▶ [Exercise]:
Give back exactly the lines of the material below that start at the line containing "a.rebase_coarse = ss_coarse.p;" and end at the line containing "32 lines not shown", and no others.

▶ [Dataset]:
********************

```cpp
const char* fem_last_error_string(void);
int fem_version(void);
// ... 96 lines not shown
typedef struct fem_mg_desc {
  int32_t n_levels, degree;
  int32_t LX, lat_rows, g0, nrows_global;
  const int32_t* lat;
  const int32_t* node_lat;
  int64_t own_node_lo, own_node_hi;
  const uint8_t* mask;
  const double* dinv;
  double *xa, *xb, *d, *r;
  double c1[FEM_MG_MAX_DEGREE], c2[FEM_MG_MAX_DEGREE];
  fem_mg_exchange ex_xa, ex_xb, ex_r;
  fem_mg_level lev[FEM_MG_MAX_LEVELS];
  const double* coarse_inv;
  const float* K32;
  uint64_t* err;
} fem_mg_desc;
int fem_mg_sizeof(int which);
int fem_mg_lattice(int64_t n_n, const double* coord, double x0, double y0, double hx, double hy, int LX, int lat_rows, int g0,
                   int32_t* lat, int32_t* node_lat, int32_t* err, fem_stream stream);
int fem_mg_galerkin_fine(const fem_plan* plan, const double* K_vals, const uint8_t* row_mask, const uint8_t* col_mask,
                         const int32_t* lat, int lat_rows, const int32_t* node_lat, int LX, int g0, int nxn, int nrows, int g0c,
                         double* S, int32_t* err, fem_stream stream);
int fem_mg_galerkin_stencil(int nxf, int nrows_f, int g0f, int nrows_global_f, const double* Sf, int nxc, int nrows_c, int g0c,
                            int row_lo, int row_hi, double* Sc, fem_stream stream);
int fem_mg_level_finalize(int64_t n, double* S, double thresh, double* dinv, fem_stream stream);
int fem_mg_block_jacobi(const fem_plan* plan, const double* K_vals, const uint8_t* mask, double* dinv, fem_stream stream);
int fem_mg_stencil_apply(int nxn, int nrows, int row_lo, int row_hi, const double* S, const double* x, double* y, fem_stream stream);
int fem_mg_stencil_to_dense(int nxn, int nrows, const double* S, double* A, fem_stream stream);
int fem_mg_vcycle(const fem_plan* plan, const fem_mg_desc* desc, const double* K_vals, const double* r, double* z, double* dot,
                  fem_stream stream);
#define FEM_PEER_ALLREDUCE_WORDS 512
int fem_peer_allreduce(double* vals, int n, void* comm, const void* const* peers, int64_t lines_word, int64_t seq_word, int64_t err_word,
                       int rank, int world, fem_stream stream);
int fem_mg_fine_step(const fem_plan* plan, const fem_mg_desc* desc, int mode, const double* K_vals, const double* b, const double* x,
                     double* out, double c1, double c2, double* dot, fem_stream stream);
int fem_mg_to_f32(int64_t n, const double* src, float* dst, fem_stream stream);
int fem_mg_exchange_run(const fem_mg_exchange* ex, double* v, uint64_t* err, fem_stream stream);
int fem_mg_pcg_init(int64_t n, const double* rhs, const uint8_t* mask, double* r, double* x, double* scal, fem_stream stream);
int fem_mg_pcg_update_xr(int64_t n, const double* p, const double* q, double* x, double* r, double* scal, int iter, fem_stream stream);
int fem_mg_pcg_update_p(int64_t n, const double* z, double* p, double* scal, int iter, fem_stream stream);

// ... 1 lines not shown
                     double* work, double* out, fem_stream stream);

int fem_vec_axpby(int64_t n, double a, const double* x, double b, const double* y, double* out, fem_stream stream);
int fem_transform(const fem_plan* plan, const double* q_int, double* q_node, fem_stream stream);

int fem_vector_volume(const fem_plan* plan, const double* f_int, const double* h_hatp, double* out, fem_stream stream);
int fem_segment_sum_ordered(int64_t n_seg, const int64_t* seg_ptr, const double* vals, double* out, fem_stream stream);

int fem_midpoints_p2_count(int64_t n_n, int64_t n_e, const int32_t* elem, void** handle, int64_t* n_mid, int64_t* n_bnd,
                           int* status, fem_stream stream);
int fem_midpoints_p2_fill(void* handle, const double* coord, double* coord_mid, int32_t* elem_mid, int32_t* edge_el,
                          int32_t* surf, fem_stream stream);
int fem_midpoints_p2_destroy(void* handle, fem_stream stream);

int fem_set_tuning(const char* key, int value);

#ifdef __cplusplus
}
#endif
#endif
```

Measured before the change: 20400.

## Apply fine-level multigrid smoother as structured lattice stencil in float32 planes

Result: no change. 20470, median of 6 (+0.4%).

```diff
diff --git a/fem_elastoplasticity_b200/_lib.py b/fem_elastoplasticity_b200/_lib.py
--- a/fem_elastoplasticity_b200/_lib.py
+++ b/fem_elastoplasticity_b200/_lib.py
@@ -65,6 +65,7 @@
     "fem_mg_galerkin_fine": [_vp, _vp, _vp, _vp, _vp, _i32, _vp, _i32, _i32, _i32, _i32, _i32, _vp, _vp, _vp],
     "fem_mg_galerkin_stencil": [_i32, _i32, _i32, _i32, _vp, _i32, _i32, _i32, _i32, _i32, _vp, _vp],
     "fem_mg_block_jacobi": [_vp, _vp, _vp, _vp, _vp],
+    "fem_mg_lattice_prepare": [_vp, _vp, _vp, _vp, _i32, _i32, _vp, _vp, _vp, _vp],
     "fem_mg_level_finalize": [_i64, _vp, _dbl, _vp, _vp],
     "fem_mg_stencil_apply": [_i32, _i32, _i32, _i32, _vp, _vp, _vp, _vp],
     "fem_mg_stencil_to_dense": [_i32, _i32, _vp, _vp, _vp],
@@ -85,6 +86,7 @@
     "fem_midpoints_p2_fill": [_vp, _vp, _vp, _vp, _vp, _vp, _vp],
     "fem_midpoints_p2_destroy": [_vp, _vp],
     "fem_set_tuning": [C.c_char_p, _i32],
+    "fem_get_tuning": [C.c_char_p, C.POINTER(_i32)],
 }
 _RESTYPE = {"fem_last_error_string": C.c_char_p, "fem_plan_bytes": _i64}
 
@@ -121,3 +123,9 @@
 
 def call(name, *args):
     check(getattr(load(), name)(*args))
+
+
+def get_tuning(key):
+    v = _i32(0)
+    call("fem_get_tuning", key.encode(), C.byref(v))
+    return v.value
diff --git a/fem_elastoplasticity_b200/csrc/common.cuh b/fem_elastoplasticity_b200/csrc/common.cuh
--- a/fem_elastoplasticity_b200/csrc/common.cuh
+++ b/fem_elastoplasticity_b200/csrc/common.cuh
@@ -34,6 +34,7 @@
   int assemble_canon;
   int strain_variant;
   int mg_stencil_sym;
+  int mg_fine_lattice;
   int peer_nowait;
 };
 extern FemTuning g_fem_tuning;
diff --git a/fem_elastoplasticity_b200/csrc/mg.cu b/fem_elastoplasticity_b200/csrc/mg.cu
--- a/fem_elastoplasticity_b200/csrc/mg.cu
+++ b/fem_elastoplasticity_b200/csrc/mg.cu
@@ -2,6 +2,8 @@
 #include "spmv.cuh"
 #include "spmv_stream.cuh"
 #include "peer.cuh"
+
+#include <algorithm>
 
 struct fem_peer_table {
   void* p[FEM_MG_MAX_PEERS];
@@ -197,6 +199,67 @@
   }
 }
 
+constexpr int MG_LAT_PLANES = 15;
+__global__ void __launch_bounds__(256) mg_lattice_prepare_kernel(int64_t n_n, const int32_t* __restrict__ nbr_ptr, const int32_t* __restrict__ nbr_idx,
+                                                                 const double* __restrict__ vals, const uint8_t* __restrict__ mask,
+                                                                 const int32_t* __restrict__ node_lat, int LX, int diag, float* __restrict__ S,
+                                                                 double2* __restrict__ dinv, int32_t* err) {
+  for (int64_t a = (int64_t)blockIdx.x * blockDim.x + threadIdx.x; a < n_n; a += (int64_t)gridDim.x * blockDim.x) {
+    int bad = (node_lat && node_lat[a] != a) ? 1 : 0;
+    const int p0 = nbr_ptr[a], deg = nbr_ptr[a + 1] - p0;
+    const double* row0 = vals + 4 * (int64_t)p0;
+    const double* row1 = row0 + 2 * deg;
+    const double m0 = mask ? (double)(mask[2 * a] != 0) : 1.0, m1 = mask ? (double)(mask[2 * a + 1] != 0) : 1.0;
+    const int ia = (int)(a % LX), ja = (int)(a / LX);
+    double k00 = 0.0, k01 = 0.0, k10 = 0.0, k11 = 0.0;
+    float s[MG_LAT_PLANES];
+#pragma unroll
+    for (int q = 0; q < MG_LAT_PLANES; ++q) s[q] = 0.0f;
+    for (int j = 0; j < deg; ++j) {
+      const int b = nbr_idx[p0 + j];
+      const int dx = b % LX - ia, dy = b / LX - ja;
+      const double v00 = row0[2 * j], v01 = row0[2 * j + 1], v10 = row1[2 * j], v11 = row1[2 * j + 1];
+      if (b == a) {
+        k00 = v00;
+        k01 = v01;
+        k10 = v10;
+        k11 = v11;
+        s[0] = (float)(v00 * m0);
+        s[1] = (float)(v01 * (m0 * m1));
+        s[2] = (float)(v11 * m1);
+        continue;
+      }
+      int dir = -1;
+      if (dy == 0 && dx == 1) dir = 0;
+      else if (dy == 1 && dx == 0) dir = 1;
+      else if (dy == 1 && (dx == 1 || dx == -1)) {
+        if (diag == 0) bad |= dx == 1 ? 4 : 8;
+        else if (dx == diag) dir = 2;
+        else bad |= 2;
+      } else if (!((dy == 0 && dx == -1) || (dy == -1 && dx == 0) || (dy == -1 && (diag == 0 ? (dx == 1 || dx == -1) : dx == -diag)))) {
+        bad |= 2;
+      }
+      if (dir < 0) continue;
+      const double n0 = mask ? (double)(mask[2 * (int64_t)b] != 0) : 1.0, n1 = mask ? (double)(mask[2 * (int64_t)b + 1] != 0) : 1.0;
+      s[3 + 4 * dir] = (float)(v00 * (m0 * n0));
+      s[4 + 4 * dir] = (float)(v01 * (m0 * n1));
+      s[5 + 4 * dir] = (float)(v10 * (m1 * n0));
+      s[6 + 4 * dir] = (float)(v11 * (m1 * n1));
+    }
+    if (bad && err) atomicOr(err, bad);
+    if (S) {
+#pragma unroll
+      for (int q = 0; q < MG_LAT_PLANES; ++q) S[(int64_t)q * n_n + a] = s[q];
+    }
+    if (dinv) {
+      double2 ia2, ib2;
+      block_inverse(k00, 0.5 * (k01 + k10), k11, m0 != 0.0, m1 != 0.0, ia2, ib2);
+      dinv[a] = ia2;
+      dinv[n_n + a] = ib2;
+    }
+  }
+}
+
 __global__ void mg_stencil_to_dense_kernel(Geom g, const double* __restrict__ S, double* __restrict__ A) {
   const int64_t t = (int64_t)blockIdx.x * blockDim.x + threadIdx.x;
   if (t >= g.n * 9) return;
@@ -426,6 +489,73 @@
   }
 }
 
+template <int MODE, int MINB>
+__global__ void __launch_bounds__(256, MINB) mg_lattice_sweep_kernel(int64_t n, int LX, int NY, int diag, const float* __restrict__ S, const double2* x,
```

********************

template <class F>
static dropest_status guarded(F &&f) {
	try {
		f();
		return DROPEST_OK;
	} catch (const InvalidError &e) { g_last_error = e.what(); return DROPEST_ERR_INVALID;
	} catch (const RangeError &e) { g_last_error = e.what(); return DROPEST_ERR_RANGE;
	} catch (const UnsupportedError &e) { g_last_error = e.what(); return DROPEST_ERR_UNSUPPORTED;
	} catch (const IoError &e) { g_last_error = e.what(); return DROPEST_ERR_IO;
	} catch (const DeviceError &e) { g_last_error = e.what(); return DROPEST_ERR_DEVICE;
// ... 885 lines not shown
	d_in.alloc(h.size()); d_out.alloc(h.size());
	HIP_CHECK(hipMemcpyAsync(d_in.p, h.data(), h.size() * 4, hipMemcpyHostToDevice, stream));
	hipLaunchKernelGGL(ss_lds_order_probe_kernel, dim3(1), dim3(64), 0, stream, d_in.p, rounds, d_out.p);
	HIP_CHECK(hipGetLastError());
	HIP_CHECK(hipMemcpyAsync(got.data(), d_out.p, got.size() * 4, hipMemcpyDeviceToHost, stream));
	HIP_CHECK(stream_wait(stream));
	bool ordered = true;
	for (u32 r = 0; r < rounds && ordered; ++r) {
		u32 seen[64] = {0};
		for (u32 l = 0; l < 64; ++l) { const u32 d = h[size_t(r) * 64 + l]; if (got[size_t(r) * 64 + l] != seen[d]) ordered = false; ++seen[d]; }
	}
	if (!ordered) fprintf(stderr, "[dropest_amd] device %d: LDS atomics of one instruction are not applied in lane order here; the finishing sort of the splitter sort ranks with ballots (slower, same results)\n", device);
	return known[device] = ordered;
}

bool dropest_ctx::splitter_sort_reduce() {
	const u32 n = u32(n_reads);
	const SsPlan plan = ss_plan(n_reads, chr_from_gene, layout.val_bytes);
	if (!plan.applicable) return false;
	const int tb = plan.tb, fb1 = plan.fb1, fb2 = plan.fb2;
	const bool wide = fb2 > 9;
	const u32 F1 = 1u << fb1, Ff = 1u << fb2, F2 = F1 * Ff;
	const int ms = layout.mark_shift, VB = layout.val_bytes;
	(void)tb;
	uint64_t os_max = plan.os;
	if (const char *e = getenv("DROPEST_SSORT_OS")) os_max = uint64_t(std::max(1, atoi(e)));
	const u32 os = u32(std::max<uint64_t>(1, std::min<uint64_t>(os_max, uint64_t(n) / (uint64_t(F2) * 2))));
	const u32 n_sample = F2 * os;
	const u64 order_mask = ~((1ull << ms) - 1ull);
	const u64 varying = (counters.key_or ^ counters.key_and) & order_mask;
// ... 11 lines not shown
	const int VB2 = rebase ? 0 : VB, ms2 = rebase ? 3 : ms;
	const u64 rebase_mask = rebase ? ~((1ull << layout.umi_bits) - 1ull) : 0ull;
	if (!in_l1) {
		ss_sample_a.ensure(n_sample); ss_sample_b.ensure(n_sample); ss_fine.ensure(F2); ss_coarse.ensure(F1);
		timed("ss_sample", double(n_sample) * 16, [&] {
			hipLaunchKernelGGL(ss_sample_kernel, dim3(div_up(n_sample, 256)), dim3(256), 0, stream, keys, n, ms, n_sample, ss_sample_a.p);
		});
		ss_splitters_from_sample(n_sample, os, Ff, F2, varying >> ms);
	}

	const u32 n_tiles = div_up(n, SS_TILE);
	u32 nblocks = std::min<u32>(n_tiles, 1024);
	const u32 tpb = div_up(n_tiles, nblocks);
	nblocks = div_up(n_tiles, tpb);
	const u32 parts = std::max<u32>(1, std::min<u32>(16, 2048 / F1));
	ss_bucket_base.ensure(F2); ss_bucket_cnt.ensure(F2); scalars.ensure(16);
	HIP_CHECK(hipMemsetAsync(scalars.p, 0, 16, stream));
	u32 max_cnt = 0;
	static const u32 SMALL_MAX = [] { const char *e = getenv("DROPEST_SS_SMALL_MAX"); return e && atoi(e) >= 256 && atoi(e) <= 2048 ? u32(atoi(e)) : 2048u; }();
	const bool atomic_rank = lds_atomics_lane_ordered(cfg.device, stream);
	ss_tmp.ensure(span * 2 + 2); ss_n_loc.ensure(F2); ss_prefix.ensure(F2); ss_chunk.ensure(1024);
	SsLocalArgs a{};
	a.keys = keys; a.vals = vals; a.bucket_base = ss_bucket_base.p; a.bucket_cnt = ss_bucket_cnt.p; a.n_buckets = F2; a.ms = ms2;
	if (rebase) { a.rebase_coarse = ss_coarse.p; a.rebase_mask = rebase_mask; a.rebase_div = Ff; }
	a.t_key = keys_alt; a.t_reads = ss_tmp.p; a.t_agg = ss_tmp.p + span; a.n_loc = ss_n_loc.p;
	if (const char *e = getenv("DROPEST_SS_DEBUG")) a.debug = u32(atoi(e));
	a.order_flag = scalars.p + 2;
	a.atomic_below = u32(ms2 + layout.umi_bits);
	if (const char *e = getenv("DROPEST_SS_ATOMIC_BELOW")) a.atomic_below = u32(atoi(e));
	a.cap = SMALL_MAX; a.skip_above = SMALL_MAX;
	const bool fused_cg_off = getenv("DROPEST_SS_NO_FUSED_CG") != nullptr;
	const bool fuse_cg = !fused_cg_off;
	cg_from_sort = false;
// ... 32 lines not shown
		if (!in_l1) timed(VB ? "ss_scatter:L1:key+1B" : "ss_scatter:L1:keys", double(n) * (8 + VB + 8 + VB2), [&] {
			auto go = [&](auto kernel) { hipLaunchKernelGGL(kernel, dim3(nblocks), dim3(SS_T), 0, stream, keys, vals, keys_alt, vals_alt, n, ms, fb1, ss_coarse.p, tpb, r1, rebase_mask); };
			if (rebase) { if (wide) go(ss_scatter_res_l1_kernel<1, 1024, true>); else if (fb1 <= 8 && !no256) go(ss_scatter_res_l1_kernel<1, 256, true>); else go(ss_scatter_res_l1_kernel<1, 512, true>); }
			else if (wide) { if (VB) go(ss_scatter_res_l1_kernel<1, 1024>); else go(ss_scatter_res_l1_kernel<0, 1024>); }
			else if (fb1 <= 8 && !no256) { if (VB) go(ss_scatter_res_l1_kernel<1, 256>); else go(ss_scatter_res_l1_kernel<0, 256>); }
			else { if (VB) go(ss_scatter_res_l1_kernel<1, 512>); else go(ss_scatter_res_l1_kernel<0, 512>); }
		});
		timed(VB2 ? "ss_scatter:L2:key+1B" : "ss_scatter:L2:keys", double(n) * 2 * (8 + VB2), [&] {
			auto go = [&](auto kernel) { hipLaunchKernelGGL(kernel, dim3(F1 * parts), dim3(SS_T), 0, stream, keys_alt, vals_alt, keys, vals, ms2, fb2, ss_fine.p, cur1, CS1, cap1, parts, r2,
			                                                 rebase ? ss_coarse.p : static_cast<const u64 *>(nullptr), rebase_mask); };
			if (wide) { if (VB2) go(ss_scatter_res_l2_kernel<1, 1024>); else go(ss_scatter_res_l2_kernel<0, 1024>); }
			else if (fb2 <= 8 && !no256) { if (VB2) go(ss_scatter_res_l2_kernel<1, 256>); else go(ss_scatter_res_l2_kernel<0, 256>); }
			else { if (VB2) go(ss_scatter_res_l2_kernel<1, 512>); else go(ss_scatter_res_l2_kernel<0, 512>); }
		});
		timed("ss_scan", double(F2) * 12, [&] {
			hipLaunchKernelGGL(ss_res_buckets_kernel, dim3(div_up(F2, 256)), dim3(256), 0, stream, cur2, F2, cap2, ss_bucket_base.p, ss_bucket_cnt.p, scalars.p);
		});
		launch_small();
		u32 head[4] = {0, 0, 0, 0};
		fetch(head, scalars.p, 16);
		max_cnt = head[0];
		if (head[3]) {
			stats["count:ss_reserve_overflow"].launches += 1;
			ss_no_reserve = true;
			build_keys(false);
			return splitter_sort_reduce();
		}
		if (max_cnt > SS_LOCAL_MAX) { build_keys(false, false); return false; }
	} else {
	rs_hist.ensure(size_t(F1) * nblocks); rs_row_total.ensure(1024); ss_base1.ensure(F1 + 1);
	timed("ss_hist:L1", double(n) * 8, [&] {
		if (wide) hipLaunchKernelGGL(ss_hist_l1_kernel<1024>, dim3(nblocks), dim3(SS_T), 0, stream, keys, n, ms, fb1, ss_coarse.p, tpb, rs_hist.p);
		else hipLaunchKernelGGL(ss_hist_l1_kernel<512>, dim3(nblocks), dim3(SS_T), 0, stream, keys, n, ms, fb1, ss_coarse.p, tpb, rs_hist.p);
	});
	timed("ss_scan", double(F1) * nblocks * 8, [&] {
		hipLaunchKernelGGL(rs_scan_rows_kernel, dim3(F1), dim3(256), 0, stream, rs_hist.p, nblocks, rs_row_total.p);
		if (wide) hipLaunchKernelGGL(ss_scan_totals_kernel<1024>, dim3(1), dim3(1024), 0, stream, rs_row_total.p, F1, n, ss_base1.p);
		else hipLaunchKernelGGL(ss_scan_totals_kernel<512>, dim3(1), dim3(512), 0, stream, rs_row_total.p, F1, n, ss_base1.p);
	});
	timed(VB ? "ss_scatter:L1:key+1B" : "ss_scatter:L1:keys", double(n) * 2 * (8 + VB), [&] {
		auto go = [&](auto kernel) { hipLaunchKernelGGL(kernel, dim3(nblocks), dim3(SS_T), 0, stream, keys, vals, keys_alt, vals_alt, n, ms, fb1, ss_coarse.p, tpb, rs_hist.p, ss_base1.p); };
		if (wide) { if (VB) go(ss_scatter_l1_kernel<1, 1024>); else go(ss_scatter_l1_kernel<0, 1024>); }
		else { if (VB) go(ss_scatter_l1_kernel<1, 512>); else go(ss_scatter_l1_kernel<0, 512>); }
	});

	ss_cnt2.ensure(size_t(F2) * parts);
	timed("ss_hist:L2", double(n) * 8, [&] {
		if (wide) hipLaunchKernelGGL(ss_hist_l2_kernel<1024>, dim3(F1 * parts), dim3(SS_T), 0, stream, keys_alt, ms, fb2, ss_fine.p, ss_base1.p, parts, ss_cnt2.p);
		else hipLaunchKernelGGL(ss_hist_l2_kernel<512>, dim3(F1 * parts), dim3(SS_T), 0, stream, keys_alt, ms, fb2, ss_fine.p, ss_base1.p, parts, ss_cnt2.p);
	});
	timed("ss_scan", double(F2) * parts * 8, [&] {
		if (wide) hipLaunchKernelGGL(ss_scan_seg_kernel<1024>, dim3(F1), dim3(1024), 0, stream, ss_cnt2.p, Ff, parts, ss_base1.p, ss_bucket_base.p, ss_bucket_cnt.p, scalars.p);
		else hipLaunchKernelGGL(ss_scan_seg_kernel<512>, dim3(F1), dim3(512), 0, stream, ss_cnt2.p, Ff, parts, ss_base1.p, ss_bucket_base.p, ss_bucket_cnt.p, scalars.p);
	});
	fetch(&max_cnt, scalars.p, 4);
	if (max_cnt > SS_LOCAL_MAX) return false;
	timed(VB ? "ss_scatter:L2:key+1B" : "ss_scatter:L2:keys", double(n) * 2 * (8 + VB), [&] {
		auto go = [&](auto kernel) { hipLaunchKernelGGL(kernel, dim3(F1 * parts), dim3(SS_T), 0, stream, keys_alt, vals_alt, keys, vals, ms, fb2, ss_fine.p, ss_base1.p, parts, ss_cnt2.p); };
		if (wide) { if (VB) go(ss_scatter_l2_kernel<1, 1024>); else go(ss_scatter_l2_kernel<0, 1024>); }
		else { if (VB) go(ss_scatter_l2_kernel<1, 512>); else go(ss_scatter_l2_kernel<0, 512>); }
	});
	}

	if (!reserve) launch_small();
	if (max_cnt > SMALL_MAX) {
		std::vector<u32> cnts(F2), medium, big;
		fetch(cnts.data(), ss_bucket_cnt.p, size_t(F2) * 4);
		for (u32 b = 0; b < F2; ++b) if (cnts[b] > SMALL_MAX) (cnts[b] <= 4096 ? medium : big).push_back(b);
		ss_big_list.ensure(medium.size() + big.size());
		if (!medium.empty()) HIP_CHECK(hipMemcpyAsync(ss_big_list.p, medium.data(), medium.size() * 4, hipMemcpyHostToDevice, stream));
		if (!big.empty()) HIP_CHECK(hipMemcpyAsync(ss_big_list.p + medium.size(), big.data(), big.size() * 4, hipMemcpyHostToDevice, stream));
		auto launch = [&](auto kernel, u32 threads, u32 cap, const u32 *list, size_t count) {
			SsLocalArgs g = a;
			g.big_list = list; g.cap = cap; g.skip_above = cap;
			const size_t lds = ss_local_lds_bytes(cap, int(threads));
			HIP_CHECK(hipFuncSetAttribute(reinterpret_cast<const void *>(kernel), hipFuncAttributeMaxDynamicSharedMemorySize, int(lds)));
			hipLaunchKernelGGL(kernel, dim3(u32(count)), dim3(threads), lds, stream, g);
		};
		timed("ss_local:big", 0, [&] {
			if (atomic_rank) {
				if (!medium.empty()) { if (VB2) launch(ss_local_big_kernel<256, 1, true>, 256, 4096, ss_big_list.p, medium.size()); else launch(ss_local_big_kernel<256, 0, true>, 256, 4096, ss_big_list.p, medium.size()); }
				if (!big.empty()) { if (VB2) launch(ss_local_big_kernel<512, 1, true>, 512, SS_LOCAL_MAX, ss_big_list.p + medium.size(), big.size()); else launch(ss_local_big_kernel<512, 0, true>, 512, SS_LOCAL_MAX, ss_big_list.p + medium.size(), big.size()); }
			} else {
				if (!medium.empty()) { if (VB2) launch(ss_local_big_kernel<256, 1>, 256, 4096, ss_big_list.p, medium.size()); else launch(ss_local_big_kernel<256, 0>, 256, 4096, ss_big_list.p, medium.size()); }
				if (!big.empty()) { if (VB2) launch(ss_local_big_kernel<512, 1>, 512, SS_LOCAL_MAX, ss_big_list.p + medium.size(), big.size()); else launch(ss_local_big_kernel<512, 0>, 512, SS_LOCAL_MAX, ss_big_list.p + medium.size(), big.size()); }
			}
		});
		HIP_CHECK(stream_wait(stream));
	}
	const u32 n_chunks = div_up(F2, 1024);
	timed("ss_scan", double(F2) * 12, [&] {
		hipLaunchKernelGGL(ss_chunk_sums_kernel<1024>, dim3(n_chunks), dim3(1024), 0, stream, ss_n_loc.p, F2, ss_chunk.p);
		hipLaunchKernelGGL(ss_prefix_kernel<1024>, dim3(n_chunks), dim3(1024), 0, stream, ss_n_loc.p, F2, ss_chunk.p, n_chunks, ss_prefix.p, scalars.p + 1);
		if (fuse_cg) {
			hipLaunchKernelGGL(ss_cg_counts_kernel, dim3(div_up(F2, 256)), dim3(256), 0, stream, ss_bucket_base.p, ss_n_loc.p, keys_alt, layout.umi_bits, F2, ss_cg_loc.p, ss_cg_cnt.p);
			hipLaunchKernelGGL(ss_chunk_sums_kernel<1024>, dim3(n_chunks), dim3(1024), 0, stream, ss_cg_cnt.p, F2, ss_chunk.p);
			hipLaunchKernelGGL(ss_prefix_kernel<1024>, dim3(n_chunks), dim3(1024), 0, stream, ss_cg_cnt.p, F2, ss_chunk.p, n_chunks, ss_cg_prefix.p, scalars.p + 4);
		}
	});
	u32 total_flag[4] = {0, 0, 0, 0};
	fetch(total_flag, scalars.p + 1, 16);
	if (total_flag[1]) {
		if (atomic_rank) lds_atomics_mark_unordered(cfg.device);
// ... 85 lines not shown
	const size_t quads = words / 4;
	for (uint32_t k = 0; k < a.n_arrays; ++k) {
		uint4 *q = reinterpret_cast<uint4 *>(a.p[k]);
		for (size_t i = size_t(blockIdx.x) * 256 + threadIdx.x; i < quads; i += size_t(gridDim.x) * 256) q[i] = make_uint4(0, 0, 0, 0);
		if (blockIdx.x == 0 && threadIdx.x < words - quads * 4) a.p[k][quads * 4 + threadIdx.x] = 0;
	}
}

********************

▶ [Final answer]:
	if (rebase) { a.rebase_coarse = ss_coarse.p; a.rebase_mask = rebase_mask; a.rebase_div = Ff; }
	a.t_key = keys_alt; a.t_reads = ss_tmp.p; a.t_agg = ss_tmp.p + span; a.n_loc = ss_n_loc.p;
	if (const char *e = getenv("DROPEST_SS_DEBUG")) a.debug = u32(atoi(e));
	a.order_flag = scalars.p + 2;
	a.atomic_below = u32(ms2 + layout.umi_bits);
	if (const char *e = getenv("DROPEST_SS_ATOMIC_BELOW")) a.atomic_below = u32(atoi(e));
	a.cap = SMALL_MAX; a.skip_above = SMALL_MAX;
	const bool fused_cg_off = getenv("DROPEST_SS_NO_FUSED_CG") != nullptr;
	const bool fuse_cg = !fused_cg_off;
	cg_from_sort = false;
// ... 32 lines not shown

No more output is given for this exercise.